チョーボ~前編~
(24)
「お前さんを疑うわけじゃあないんだけどね。あたしは疑り深い質なもんだから。」
そう独り言のように言う老婆は、先ほど見た大判ノートを再度机に広げ、ペラペラとページをめくり始めた。
「ここは…ああ、そうか。無理かね?そうだねー…。」
時折めくる手を止めてはブツブツと呟き、まためくる。
この繰り返しを何度か行った所で、老婆の手がピタリと止まった。
「ふむ…まあ、いいだろう。あんたが言うなら。」
まるで誰かと会話しているかのようなやり取りの後、つと老婆が顔を上げた。
「お前さん、名を何と言ったかね?」
「…ゆい、です。」
理由はわからない。ただ、なんとなく、本名を告げるのを躊躇った。
「ゆいね。良い名前じゃないか。」
老婆は大判ノートに向かって言うように呟き、何かを書きつけた。
老婆を対面から見ていた咲は、漠然とした焦燥感を味わっていた。
まるで取り返しのつかない選択に迫られているような。
人生の岐路に立たされているような。
そんなどこか楽しみで怖い、相反する感情が渦巻く。
「そんな顔しなさんな。なにも取って食おうなんて考えちゃいないよ。」
考えが顔に出ていたのか、老婆は咲の顔を上目遣いに見ながら言った。
「さて、ゆい。ここにお前さんの名前を書いてもらおうか。
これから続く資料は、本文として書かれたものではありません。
# abiswas-odu/metagenomics

Measured on AMD Instinct MI355X. Metric: overlap edges/sec, higher is better.
Workload: dtype u64

## Files before the change

metagenomics_amd/csrc/device/mg_ctx.hpp:

```cpp
#ifndef MG_CTX_HPP_
#define MG_CTX_HPP_
#include <hip/hip_runtime.h>

#include <algorithm>
#include <cstdint>
#include <string>
#include <vector>

#include "mg_overlap.h"

__host__ __device__ constexpr int slot_words(int w) {
  return w <= 1 ? 1 : w <= 2 ? 2 : w <= 4 ? 4 : w <= 8 ? 8 : w <= 16 ? 16 : 32;
}

__host__ __device__ constexpr int slot_id_word(int w) { return slot_words(w) >= w + 2 ? slot_words(w) - 1 : -1; }
static_assert(slot_id_word(5) == 7 && slot_id_word(6) == 7 && slot_id_word(12) == 15, "widths with a spare word");
static_assert(slot_id_word(1) == -1 && slot_id_word(2) == -1 && slot_id_word(3) == -1 && slot_id_word(4) == -1 &&
                  slot_id_word(8) == -1 && slot_id_word(16) == -1 && slot_id_word(32) == -1,
              "widths whose slot ends at the pad word (or before it)");

template <typename T>
struct DevArray {
  T* p = nullptr;
  size_t cap = 0;
// ... 199 lines not shown
  uint8_t* xmarks = nullptr;
  uint64_t xchg_lo = 0, xchg_hi = 0;
  unsigned long long* d_blk = nullptr;
  size_t blk_cap = 0;
  unsigned long long* d_rcnt = nullptr;
  size_t rcnt_cap = 0;
  uint8_t* d_rdst = nullptr;
  size_t rdst_cap = 0;
  bool runs_meta8 = false;
  uint64_t super_zero_n = 0;
  unsigned long long* d_kblk = nullptr;
  size_t kblk_cap = 0;
  bool keys_counted = false;
  bool runs_counted = false;
  bool index_times_pending = false;
  unsigned long long* d_dcnt = nullptr;
  size_t dcnt_cap = 0;
  bool rows_counted = false;
  bool xchg_route_rows = true;
  bool xchg_scan_lds = true;
  uint32_t xchg_region = 512;
  uint32_t xchg_split_max = 4;
  int packable = 0;
  unsigned long long* d_flat_cnt = nullptr;
  size_t flat_cnt_cap = 0;
  unsigned long long* d_slot_cnt = nullptr;
  size_t slot_cnt_cap = 0;
  uint32_t* d_kb = nullptr;
  uint64_t* d_ke = nullptr;
  size_t kb_cap = 0, ke_cap = 0;
  hipEvent_t ev[16] = {};
  int scan_state = 0;
  bool runs_live = false;
  bool probe_share = true;
  bool probe_compact = true;
  uint64_t* d_key0 = nullptr;
  size_t key0_cap = 0;
  bool prefix_probe = true;
  ulonglong2* d_p0runs = nullptr;
  size_t p0runs_cap = 0;
  unsigned long long* d_p0cnt = nullptr;
  size_t p0cnt_cap = 0;
  uint32_t* d_xk[2] = {nullptr, nullptr};
  ulonglong2* d_xv[2] = {nullptr, nullptr};
  size_t xk_cap[2] = {0, 0}, xv_cap[2] = {0, 0};
  void* d_xsort_tmp = nullptr;
  size_t xsort_tmp_cap = 0;
  int xv_sel = 0;
  uint64_t xruns_n = 0;
  bool own_probed = false;
  bool xchg_keys_first = true;
  bool keys_first = false;
  bool rk_on = false;
  const uint64_t* rk_keys = nullptr;
  const unsigned long long* rk_cnt = nullptr;
  uint64_t rk_slot = 0, rk_total = 0;
  int xruns_part = 0;
  uint64_t xruns_K = 0;
  ulonglong2* d_xexp = nullptr;
  size_t xexp_cap = 0;
  bool xruns_ready = false;
  ulonglong2* xruns_base = nullptr;
  unsigned long long* xruns_cnt = nullptr;
  uint64_t xruns_reg = 0, xruns_nreg = 0;
  uint32_t* d_xkk[2] = {nullptr, nullptr};
  uint64_t* d_xke[2] = {nullptr, nullptr};
// ... 152 lines not shown
```

metagenomics_amd/csrc/device/mg_kernels.hip:

```cpp
#include <hip/hip_runtime.h>

#include <hipcub/hipcub.hpp>

#include <algorithm>
#include <cmath>
#include <cstdint>
#include <cstring>
#include <string>
#include <vector>

#include "mg_ctx.hpp"
#include "mg_overlap.h"

#ifndef MG_SCAN_UNROLL
#define MG_SCAN_UNROLL 1
#endif

namespace {

constexpr int kWave = 64;
constexpr int kBlock = 256;
constexpr int kWavesPerBlock = kBlock / kWave;
constexpr int kSegs = 64;
constexpr uint32_t kFpBits = 9;

__device__ __forceinline__ uint64_t mix64(uint64_t x) {
  x ^= x >> 31;
  x *= 0x7fb5d329728ea185ULL;
  x ^= x >> 27;
  x *= 0x81dadef4bc2dd44dULL;
  x ^= x >> 33;
  return x;
}

__device__ __forceinline__ uint32_t order_key(uint64_t mm) {
  const uint32_t lo = (uint32_t)mm, hi = (uint32_t)(mm >> 32);
  uint32_t x = __umul24(lo, 0x9E3779u) + (hi ^ (lo >> 8));
  x ^= x >> 15;
  x = __umul24(x, 0xEBCA77u) + (x >> 8);
  x ^= x >> 13;
  return x & 0xFFFFFC00u;
}

__device__ __forceinline__ uint64_t rc_word(uint64_t x) {
  x = __builtin_bitreverse64(~x);
// ... 611 lines not shown
  uint32_t recv_P;
  uint8_t* run_dst;
};

__device__ __forceinline__ int key_seg(int o) { return o == 0 ? 0 : (o == 1 ? 3 : o - 1); }

__device__ __forceinline__ void wave_sync() {
  __builtin_amdgcn_fence(__ATOMIC_RELEASE, "wavefront");
  __builtin_amdgcn_wave_barrier();
  __builtin_amdgcn_fence(__ATOMIC_ACQUIRE, "wavefront");
}

__device__ __forceinline__ uint64_t run_meta(uint64_t a, int p, int jlo, int jhi) {
  return (a & 0xFFFFFFFFull) | ((uint64_t)p << 32) | ((uint64_t)jlo << 42) | ((uint64_t)jhi << 52);
}


template <int MAXW>
__device__ __forceinline__ uint64_t ext_reg(const uint64_t* rw, int pos) {
  const int wi = pos >> 5;
  uint64_t w0 = rw[0], w1 = rw[1];
#pragma unroll
  for (int k = 1; k <= MAXW; ++k) {
    w0 = wi == k ? rw[k] : w0;
    w1 = wi + 1 == k ? rw[k] : w1;
  }
  if (wi + 1 > MAXW) w1 = 0;
  return funnel(w0, w1, (pos & 31) << 1);
}

#ifndef MG_SCAN_WAVES_G
#define MG_SCAN_WAVES_G 6
#endif
template <int MAXW, bool INDEX, bool KEYREC = false, int G = 1, bool RECV = false>
__global__ __launch_bounds__(kBlock) __attribute__((amdgpu_waves_per_eu(G > 1 ? MG_SCAN_WAVES_G : 6))) void k_scan(ScanParams p) {
  extern __shared__ __attribute__((aligned(16))) uint64_t smem[];
  const int lane = threadIdx.x & 63, wv = threadIdx.x >> 6;
  const int h = p.h, m = p.m, w = p.w;
  uint32_t* s_keys = reinterpret_cast<uint32_t*>(smem) + (size_t)wv * (w + kScanKeyPad) * kWave + lane;
  const int msh = 64 - 2 * m;
  const uint64_t mmask = (m == 32) ? ~0ULL : ((1ULL << (2 * m)) - 1);
  const uint64_t ngroups = (p.a_hi - p.a_lo + kWave - 1) / kWave;
  const int wpb = (int)(blockDim.x >> 6);
  const uint64_t gw = (uint64_t)blockIdx.x * wpb + wv;
  const uint64_t nw = (uint64_t)gridDim.x * wpb;
  uint64_t* s_buf = reinterpret_cast<uint64_t*>(smem) + (size_t)wpb * (((w + kScanKeyPad) * kWave + 1) / 2) +
                    (size_t)wv * kScanBuf;
  s_keys[w * kWave] = 0xFFFFFFFFu;
  ulonglong2* const region = p.runs + gw * G * p.run_cap;
  const uint64_t nbmask = (1ULL << p.nb_log2) - 1;
  uint64_t cur[G] = {};
  uint32_t dcnt = 0;
  uint32_t nbuf = 0;

  auto put = [&](bool flag, uint64_t meta) {
    const uint64_t bal = __ballot(flag);
    uint32_t at = nbuf + lane_prefix(bal);
    __asm__ volatile("" : "+v"(at));
    s_buf[flag ? at : 2 * kWave + lane] = meta;
    nbuf += (uint32_t)__popcll(bal);
  };
  const uint64_t nwin = (ngroups + G - 1) / G;
  uint64_t r_at = 0, r_end = 0, r_per = 0;
  if constexpr (RECV) {
    const uint64_t nch = (p.recv_total + 63) / 64;
    const uint64_t ch0 = nch * gw / nw, ch1 = nch * (gw + 1) / nw;
    r_at = ch0 * 64;
    r_end = min(ch1 * 64, p.recv_total);
// ... 38 lines not shown
   if (G > 1 && __builtin_amdgcn_readfirstlane(lmin) != __builtin_amdgcn_readfirstlane(lmax)) {
#pragma unroll
     for (int k = 2; k <= G * kWave; k <<= 1) {
#pragma unroll
       for (int j = k >> 1; j > 0; j >>= 1) {
#pragma unroll
         for (int q = 0; q < G; ++q) {
           const int e = lane + kWave * q;
           const bool up = (e & k) == 0;
           if (j >= kWave) {
             const int q2 = q ^ (j / kWave);
             if (q < q2) {
               const uint32_t x = wk[q], y = wk[q2];
               const bool sw = up ? x > y : x < y;
               wk[q] = sw ? y : x;
               wk[q2] = sw ? x : y;
             }
           } else {
             const uint32_t o = (uint32_t)__shfl_xor((int)wk[q], j);
             const bool low = (e & j) == 0;
             wk[q] = (low == up) ? min(wk[q], o) : max(wk[q], o);
           }
         }
       }
     }
   }
   for (int q = 0; q < G; ++q) {
    uint32_t key = wk[0];
#pragma unroll
    for (int qq = 1; qq < G; ++qq) key = q == qq ? wk[qq] : key;
    const uint32_t wslot = key & 255u;
    const uint64_t a = A0 + wslot;
    const int n = (int)(0x7FFu - (key >> 8));
    const uint64_t own = G > 1 ? ((uint64_t)lane << 8) | wslot : a;
    const uint64_t* g = p.words + a * slot_words(MAXW);
    const int J = n - h - 1;
    const int tend = J >= 1 ? J + w - 1 : 0;
    const int tlast = (INDEX && tend) ? tend + 1 : tend;
    int tmax = tlast;
#pragma unroll
    for (int d = 32; d >= 1; d >>= 1) tmax = max(tmax, __shfl_xor(tmax, d));
    tmax = __builtin_amdgcn_readfirstlane(tmax);
    constexpr int kRw = MAXW + 1 <= slot_words(MAXW) ? MAXW + 1 : slot_words(MAXW);
    uint64_t rw[MAXW + 1];
    {
      const uint64_t* gs = a < p.a_hi ? g : p.words;
#pragma unroll
      for (int k = 0; k <= MAXW; ++k) rw[k] = k < kRw ? gs[k] : 0;
    }
    __builtin_amdgcn_s_waitcnt(kWaitVm0);
    auto word_at = [&](int idx) {
      uint64_t v = rw[0];
#pragma unroll
      for (int k = 1; k <= MAXW; ++k) v = idx == k ? rw[k] : v;
      return v;
    };
    auto flush = [&](uint32_t k) {
      wave_sync();
      bool flag = (uint32_t)lane < k;
      uint64_t v = 0, meta = 0;
      if (flag) meta = s_buf[lane];
      const uint32_t ws = G > 1 ? (uint32_t)meta & 255u : (uint32_t)meta - (uint32_t)A0;
      if (G > 1) meta = (meta & ~0xFFFFFFFFull) | (uint32_t)(A0 + ws);
      if constexpr (MAXW <= 8) {
        const int pos = (int)((meta >> 32) & 1023u), wi = pos >> 5;
        const int src = !flag ? lane : G > 1 ? (int)((uint32_t)s_buf[lane] >> 8 & 63u) : (int)ws;
        uint64_t w0 = 0, w1 = 0;
  #pragma unroll
        for (int kk = 0; kk <= MAXW; ++kk) {
          const uint32_t lo = (uint32_t)__builtin_amdgcn_ds_bpermute(src << 2, (int)(uint32_t)rw[kk]);
          const uint32_t hi = (uint32_t)__builtin_amdgcn_ds_bpermute(src << 2, (int)(uint32_t)(rw[kk] >> 32));
          const uint64_t x = ((uint64_t)hi << 32) | lo;
          w0 = wi == kk ? x : w0;
          w1 = wi + 1 == kk ? x : w1;
        }
        if (flag) {
          v = mix64(funnel(w0, w1, (pos & 31) << 1) >> msh);
          if (!INDEX || p.nranks > 1) flag = owned(v & nbmask, p.nb_log2, p.rank, p.nranks);
        }
      } else if (flag) {
        const uint64_t* g2 = p.words + (meta & 0xFFFFFFFFull) * slot_words(MAXW);
        const int pos = (int)((meta >> 32) & 1023u);
        v = mix64(funnel(g2[pos >> 5], g2[(pos >> 5) + 1], (pos & 31) << 1) >> msh);
        if (!INDEX || p.nranks > 1) flag = owned(v & nbmask, p.nb_log2, p.rank, p.nranks);
      }
      uint64_t at_rec = 0;
      uint32_t grp_rec = 0;
      if constexpr (G == 1) {
        const uint64_t bal = __ballot(flag);
        const uint64_t at = cur[0] + lane_prefix(bal);
        at_rec = at;
        if constexpr (RECV) {
          if (flag && at < p.run_cap) {
            reinterpret_cast<uint64_t*>(p.runs)[gw * p.run_cap + at] = meta;
            p.run_dst[gw * p.run_cap + at] = (uint8_t)(((v & nbmask) * p.dst_ranks) >> p.nb_log2);
          }
        } else {
#if defined(MG_DIAG_STORE_NEVER)
        if (flag && at < p.run_cap && v == 0x0123456789ABCDEFull) region[at] = make_ulonglong2(v, meta);
#elif !defined(MG_DIAG_NO_RUNSTORE)
        if (flag && at < p.run_cap) region[at] = make_ulonglong2(v, meta);
#endif
        }
        cur[0] += (uint64_t)__popcll(bal);
      } else {
#ifdef MG_DIAG_ONE_REGION
        const uint32_t grp = 0;
#else
        const uint32_t grp = ws >> 6;
#endif
        uint64_t at = 0;
#pragma unroll
        for (int j = 0; j < G; ++j) {
          const uint64_t bal = __ballot(flag && grp == (uint32_t)j);
          if (grp == (uint32_t)j) at = cur[j] + lane_prefix(bal);
          cur[j] += (uint64_t)__popcll(bal);
        }
        at_rec = at;
        grp_rec = grp;
#if defined(MG_DIAG_STORE_NEVER)
        if (flag && at < p.run_cap && v == 0x0123456789ABCDEFull) region[grp * p.run_cap + at] = make_ulonglong2(v, meta);
#elif !defined(MG_DIAG_NO_RUNSTORE)
        if (flag && at < p.run_cap) region[grp * p.run_cap + at] = make_ulonglong2(v, meta);
#endif
      }
      if constexpr (KEYREC || RECV) {
        if (p.dst_cnt) {
          const bool st = flag && at_rec < p.run_cap;
          const uint32_t d = st ? (uint32_t)(((v & nbmask) * p.dst_ranks) >> p.nb_log2) : 0u;
          for (uint32_t jj = 0; jj < (uint32_t)G; ++jj)
            for (uint32_t dd = 0; dd < p.dst_ranks; ++dd) {
              const uint32_t cc = (uint32_t)__popcll(__ballot(st && grp_rec == jj && d == dd));
              dcnt += (uint32_t)lane == jj * p.dst_ranks + dd ? cc : 0u;
            }
        }
      }
      const uint32_t rest = nbuf - k;
      const uint64_t m0 = (uint32_t)lane < rest ? s_buf[k + lane] : 0;
      const uint64_t m1 = (uint32_t)lane + kWave < rest ? s_buf[k + kWave + lane] : 0;
      wave_sync();
      if ((uint32_t)lane < rest) s_buf[lane] = m0;
      if ((uint32_t)lane + kWave < rest) s_buf[kWave + lane] = m1;
      nbuf = rest;
      wave_sync();
      __builtin_amdgcn_s_waitcnt(0xC07F);
    };
    uint64_t mm = 0;
    if (tend) mm = funnel(rw[0], rw[1], 2) >> msh;
    uint32_t kb0 = 0xFFFFFFFFu, kb1 = 0xFFFFFFFFu;
    if (INDEX && tend) kb0 = order_key(rw[0] >> msh);
    uint32_t pmin = 0xFFFFFFFFu;
    int last_pos = 0, jlo = 1;
    int u = 0;
    uint32_t sv_pf = s_keys[kWave];
    auto roll_and_advance = [&](uint32_t key, uint64_t cw, int sh) {
      s_keys[u * kWave] = key;
      mm = ((mm << 2) | ((cw >> sh) & 3u)) & mmask;
      if (++u == w) {
        uint32_t run = 0xFFFFFFFFu;
        for (int v0 = w - 1; v0 >= 0; v0 -= 8) {
          uint32_t x8[8];
#pragma unroll
          for (int k = 0; k < 8; ++k) x8[k] = v0 - k >= 0 ? s_keys[(v0 - k) * kWave] : 0xFFFFFFFFu;
#pragma unroll
          for (int k = 0; k < 8; ++k) {
            run = x8[k] < run ? x8[k] : run;
            if (v0 - k >= 0) s_keys[(v0 - k) * kWave] = run;
          }
        }
        u = 0;
        pmin = 0xFFFFFFFFu;
      }
      sv_pf = s_keys[(u + 1) * kWave];
    };
    auto step_first = [&](int t, uint64_t cw, int sh) {
      const uint32_t key = order_key(mm) | (uint32_t)t;
      pmin = min(pmin, key);
      if (INDEX && t == w - 1) kb0 = min(kb0, pmin);
      if (t == w) last_pos = (int)(min(sv_pf, pmin) & 1023u);
      roll_and_advance(key, cw, sh);
    };
    auto step = [&](int t, uint64_t cw, int sh) {
      const uint32_t key = order_key(mm) | (uint32_t)t;
      pmin = min(pmin, key);
      const uint32_t mn = min(sv_pf, pmin);
      const int pos = (int)(mn & 1023u);
      if (INDEX) kb1 = t == tlast ? mn - (uint32_t)(n - h) : kb1;
      const bool live = t <= tend;
      const bool emit = live && pos != last_pos;
      const uint64_t e_meta = run_meta(own, last_pos, jlo, t - w);
      jlo = emit ? t - w + 1 : jlo;
      last_pos = live ? pos : last_pos;
      roll_and_advance(key, cw, sh);
      put(emit, e_meta);
      if (nbuf >= (uint32_t)kWave) flush(kWave);
    };
    if constexpr (MAXW <= 8) {
#pragma unroll
      for (int k = 0; k < MAXW + (INDEX ? 1 : 0); ++k) {
        const int t0 = max(1, 32 * k - m), t1 = min(tmax, 32 * k + 31 - m);
        const int tf = min(t1, w);
        for (int t = t0, sh = 62 - 2 * ((t0 + m) & 31); t <= tf; ++t, sh -= 2) step_first(t, rw[k], sh);
        int t = max(t0, w + 1), sh = 62 - 2 * ((t + m) & 31);
        if (t <= t1) {
#if MG_SCAN_UNROLL == 2
          for (; t + 1 <= t1; t += 2, sh -= 4) {
            step(t, rw[k], sh);
            step(t + 1, rw[k], sh - 2);
          }
          if (t <= t1) step(t, rw[k], sh);
#else
          do {
            step(t, rw[k], sh);
            sh -= 2;
          } while (++t <= t1);
#endif
        }
      }
    } else {
      int cwi = __builtin_amdgcn_readfirstlane((1 + m) >> 5);
      uint64_t cw = word_at(cwi);
      for (int t = 1; t <= tmax; ++t) {
        const int sh = 62 - 2 * ((t + m) & 31);
        if (t <= w) step_first(t, cw, sh); else step(t, cw, sh);
        const int xu = __builtin_amdgcn_readfirstlane(t + m);
        if ((xu & 31) == 31) cw = word_at((xu + 1) >> 5);
      }
    }
    put(tend > 0, run_meta(own, last_pos, jlo, J));
    while (nbuf) flush(nbuf < (uint32_t)kWave ? nbuf : (uint32_t)kWave);
    if (INDEX && tend) {
      uint32_t kb2 = 0xFFFFFFFFu, kb3 = 0xFFFFFFFFu;
      const bool w32 = w <= 32;
      if (w32) {
        const uint64_t Aw = ext_reg<MAXW>(rw, n - h);
        uint64_t r3 = rc_word(funnel(rw[0], rw[1], 2 * (w - 1))) & mmask;
        uint64_t r2 = rc_word(ext_reg<MAXW>(rw, n - m)) & mmask;
        for (int i = 0; i < w; ++i) {
          kb3 = min(kb3, order_key(r3) | (uint32_t)i);
          kb2 = min(kb2, order_key(r2) | (uint32_t)i);
          const int t3 = w - 2 - i;
          if (t3 >= 0) {
            r3 = ((r3 << 2) | (3u - ((rw[0] >> (62 - 2 * t3)) & 3u))) & mmask;
            r2 = ((r2 << 2) | (3u - ((Aw >> (62 - 2 * t3)) & 3u))) & mmask;
          }
        }
      } else {
        const uint64_t* gk = p.words + a * slot_words(MAXW);
        for (int i = 0; i < w; ++i) {
          kb3 = min(kb3, order_key(rc_word(ext_slot<MAXW>(gk, w - 1 - i)) & mmask) | (uint32_t)i);
          kb2 = min(kb2, order_key(rc_word(ext_slot<MAXW>(gk, n - m - i)) & mmask) | (uint32_t)i);
        }
      }
      const uint64_t nbm = (1ULL << p.nb_log2) - 1;
      const uint32_t kb[4] = {kb0, kb1, kb2, kb3};
      const int i0 = (int)(kb0 & 1023u), i1 = (int)(kb1 & 1023u), i2 = (int)(kb2 & 1023u), i3 = (int)(kb3 & 1023u);
      const uint64_t f0 = w32 ? funnel(rw[0], rw[1], i0 << 1) : ext_reg<MAXW>(rw, i0);
      const uint64_t f3 = w32 ? funnel(rw[0], rw[1], (w - 1 - i3) << 1) : ext_reg<MAXW>(rw, w - 1 - i3);
      const uint64_t mb[4] = {f0 >> msh, ext_reg<MAXW>(rw, n - h + i1) >> msh,
                              rc_word(ext_reg<MAXW>(rw, n - m - i2)) & mmask, rc_word(f3) & mmask};
      uint64_t cb[4];
      unsigned long long ce[4];
#pragma unroll
      for (int o = 0; o < 4; ++o) {
        const uint64_t v = mix64(mb[o]);
        const unsigned long long e = make_entry(v, p.nb_log2, (int)(kb[o] & 1023u), o, (uint32_t)a, n);
#ifndef MG_DIAG_NO_KEY0
        if (o == 0 && p.key0) p.key0[a] = (v & ((1ULL << 50) - 1)) | ((uint64_t)(kb[0] & 1023u) << 54);
        if constexpr (G > 1 || kWinGroups == 1) {
          if (o == 0 && p.p0runs) p.p0runs[a] = make_ulonglong2(v, run_meta(a, (int)(kb[0] & 1023u), 0, 0));
        }
#endif
        if constexpr (KEYREC) {
          p.key_bk[key_seg(o) * p.key_n + a - p.key_lo] = (uint32_t)(v & nbm);
          p.key_ent[key_seg(o) * p.key_n + a - p.key_lo] = (o == 1 && p.skip_o1) ? kEmpty : e;
        }
        cb[o] = v & nbm;
        ce[o] = e;
      }
      if constexpr (!KEYREC) {
#pragma unroll
        for (int o = 0; o < 4; ++o)
          if ((o != 1 || !p.skip_o1) && (o != 3 || !p.skip_o3) && !p.no_insert && owned(cb[o], p.nb_log2, p.rank, p.nranks))
            cell_insert(p.cells, cb[o] - p.cell_lo, p.cell_n, ce[o]);
      }
    } else if (INDEX && a < p.a_hi) {
      if (p.key0) p.key0[a] = kEmpty;
      if constexpr (G > 1 || kWinGroups == 1) {
        if (p.p0runs) p.p0runs[a] = make_ulonglong2(0, kFlatHole);
      }
      if constexpr (KEYREC) {
        for (int o = 0; o < 4; ++o) {
          p.key_bk[key_seg(o) * p.key_n + a - p.key_lo] = 0;
          p.key_ent[key_seg(o) * p.key_n + a - p.key_lo] = kEmpty;
        }
      }
    }
   }
   if constexpr (RECV) recv_insert(r_per);
  }
  if constexpr (RECV) recv_insert(~0ull);
  uint64_t c = cur[0];
#pragma unroll
  for (int j = 1; j < G; ++j) c = lane == j ? cur[j] : c;
  if (lane < G) p.run_cnt[gw * G + lane] = c;
  if constexpr (KEYREC || RECV) {
    if (p.dst_cnt && (uint32_t)lane < (uint32_t)G * p.dst_ranks)
      p.dst_cnt[(gw * G + lane / p.dst_ranks) * p.dst_ranks + lane % p.dst_ranks] = dcnt;
  }
}
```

」
老婆は大判ノートを咲に渡しながら、しわくちゃの指でトントンと叩いた。
渡されたノートはお世辞にも綺麗とは言えず、所々何かの染みや食べカスらしきものが付着しており、咲は咄嗟にノートから手を放してしまった。
やばっ!
重力に従い落下するノートを掴もうと、咲の右手が反応したが空振りに終わる。
それもそのはず、ノートが蝶のように羽ばたき咲の顔を覗き込んできたからだ。
「あんたねぇ!扱いにはまじ気をつけろしぃ!」
目の前でバサバサと浮かぶノート。
老婆の声でも、ましてや自分の声でもない甲高い声。
…ちょっと待って。一回、落ち着かせて。
咲は一度目を閉じ、何度か深呼吸を繰り返した。
よし、はいどうぞ!
勢いよく目を開けた咲は、当然のように浮遊するノートを視界に捉えた。
「あ、起きた?だいじょーぶ?失神したんか思たww」
「あの…ノート、ですよね?私が話しかけている相手はノートで合ってますよね?」
咲は誰にともなく尋ねた。
反応は様々。
老婆からは“何を当たり前なこと聞いているのか?”という目。
ノートからはムッとしたような気配がした。
あ、私が変なのか…。
自分以外の反応から自身を疑いそうになった咲だが、いや違うよね!というセルフツッコミにより、なんとか気を保った。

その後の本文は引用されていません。